Во всей эмиграции это был единственный круг людей, относившихся к «молодым» с сочувствием и желанием помочь. [40]40
  В числе доброжелателей молодой эмигрантской литературы нужно отметить несколько «старших» – М. О. Цетлина, М. Л. Кантора, С. К. Маковского; а также двоих «иногородних» – А. Л. Беме в Праге и И. Л. Тартака в Нью-Йорке.


[Закрыть]
Может быть, только благодаря их поддержке молодая эмигрантская литература и не зачахла окончательно. Они старались обратить на «молодых» внимание, добивались, чтобы их печатали. Тут нужно назвать еще А. С. Блоха, человека не написавшего ни одной строчки, но сыгравшего в возникновении «парижской школы» большую роль, чем многие поэты.

В 1930 г. начал выходить созданный по инициативе Н. Рейзини журнал «Числа». Редактировал «Числа» сначала совместно с И. В. де Манциарли, а потом единолично Николай Оцуп. Редакция «Чисел» была единственной в эмиграции, где молодых встречали как желанных участников. Оцуп сделал всё, чтобы журнал стал для них «своим». Произведения многих начинающих авторов были впервые напечатаны в «Числах». Но направление журнала определяли «петербургские поэты». Вокруг них и сложилась «парижская школа», на которую в последнее время было столько нападок (установка на лирический дневник, антиформализм, упадничество, пессимизм и т. д.).

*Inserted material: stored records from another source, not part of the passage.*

template <int NCH, bool HALF>
__global__ __launch_bounds__(256) void ln_fwd_kernel(const float* __restrict__ x,
                                                     const float* __restrict__ gamma,
                                                     const float* __restrict__ beta,
                                                     bf16_t* __restrict__ y16,
                                                     float* __restrict__ y32,
                                                     float* __restrict__ mean_out,
                                                     float* __restrict__ rstd_out, int64_t rows,
                                                     int C, float eps) {
  constexpr int LW = HALF ? 32 : 64;
  constexpr int RPW = HALF ? 2 : 1;
  const int lane = threadIdx.x & 63, wave = threadIdx.x >> 6;
  const int lr = lane & (LW - 1), sub = HALF ? (lane >> 5) : 0;
  const int nch = C >> 2;
  const float inv_c = 1.0f / (float)C;
  float4 g[NCH], bt[NCH];
#pragma unroll
  for (int i = 0; i < NCH; ++i) {
    const int c = lr + i * LW;
    g[i] = bt[i] = make_float4(0.f, 0.f, 0.f, 0.f);
    if (c < nch) { g[i] = ((const float4*)gamma)[c]; bt[i] = ((const float4*)beta)[c]; }
  }
  const int64_t stride = (int64_t)gridDim.x * 4 * RPW;
  for (int64_t row0 = ((int64_t)blockIdx.x * 4 + wave) * RPW + sub; row0 < rows; row0 += 2 * stride) {
    float4 v[2][NCH];
    int64_t rk[2];
    bool has[2];
#pragma unroll
    for (int k = 0; k < 2; ++k) {
      has[k] = row0 + k * stride < rows;
      rk[k] = has[k] ? row0 + k * stride : row0;
#pragma unroll
      for (int i = 0; i < NCH; ++i) {
        const int c = lr + i * LW;
        v[k][i] = make_float4(0.f, 0.f, 0.f, 0.f);
        if (c < nch) v[k][i] = ((const float4*)(x + rk[k] * C))[c];
      }
    }
#pragma unroll
    for (int k = 0; k < 2; ++k) {
      float s = 0.f;
#pragma unroll
      for (int i = 0; i < NCH; ++i) s += v[k][i].x + v[k][i].y + v[k][i].z + v[k][i].w;
      const float mean = row_sum<HALF>(s) * inv_c;
      float sq = 0.f;
#pragma unroll
      for (int i = 0; i < NCH; ++i) {
        if (lr + i * LW < nch) {
          const float a = v[k][i].x - mean, b = v[k][i].y - mean, cc = v[k][i].z - mean,
                      d = v[k][i].w - mean;
          sq += a * a + b * b + cc * cc + d * d;
        }
      }
      const float rstd = rsqrtf(row_sum<HALF>(sq) * inv_c + eps);
      if (!has[k]) continue;
      if (lr == 0) {
        if (mean_out) mean_out[rk[k]] = mean;
        if (rstd_out) rstd_out[rk[k]] = rstd;
      }
#pragma unroll
      for (int i = 0; i < NCH; ++i) {
        const int c = lr + i * LW;
        if (c < nch) {
          float4 o;
          o.x = (v[k][i].x - mean) * rstd * g[i].x + bt[i].x;
          o.y = (v[k][i].y - mean) * rstd * g[i].y + bt[i].y;
          o.z = (v[k][i].z - mean) * rstd * g[i].z + bt[i].z;
          o.w = (v[k][i].w - mean) * rstd * g[i].w + bt[i].w;
          if (y16) {
            uint2 pk;
            pk.x = pack_bf16x2(o.x, o.y);
            pk.y = pack_bf16x2(o.z, o.w);
            *(uint2*)(y16 + rk[k] * C + c * 4) = pk;
          }
          if (y32) ((float4*)(y32 + rk[k] * C))[c] = o;
        }
      }
    }
  }
}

Правда, раздавались и голоса защитников. В предисловии к антологии русской поэзии «На западе» Ю. Иваск особенно выделил парижских поэтов: «формально между парижанами мало было общего. Но была и есть общая для них парижская атмосфера. И когда-нибудь историк русской поэзии и культуры отдельную главу своей книги назовет именем Парижа».

Короткие, но замечательные по глубине характеристики наиболее «парижских» из всех парижских поэтов Г. Адамовича, Г. Иванова, В. Поплавского, В. Смоленского, Л. Червинской и А. Штейгера, а также Д. Кнута и Ю. Софиева даны Г. П. Федотовым в статье, появившейся в «Ковчеге» в 1942 г. Г. П. Федотов, очень правильно приравняв «парижскую школу» к «школе Адамовича», отметил, что, несмотря на все значение воспитательной работы Ходасевича, старавшегося обучить молодежь классическому мастерству, молодежь шла за Адамовичем. Это вовсе не значило, конечно, что учась у Ходасевича-поэта, его не признавали как критика. Наоборот, с отдельными его взглядами на искусство, также как со взглядами и советами В. Вейдле, М. Цетлина и некоторых других эмигрантских критиков считались, может быть, даже больше, чем с советами Адамовича. Но за Адамовичем шли в самом главном. Это было очень определенное, хотя и трудно определимое представление о том, чем была и чем должна быть русская литература.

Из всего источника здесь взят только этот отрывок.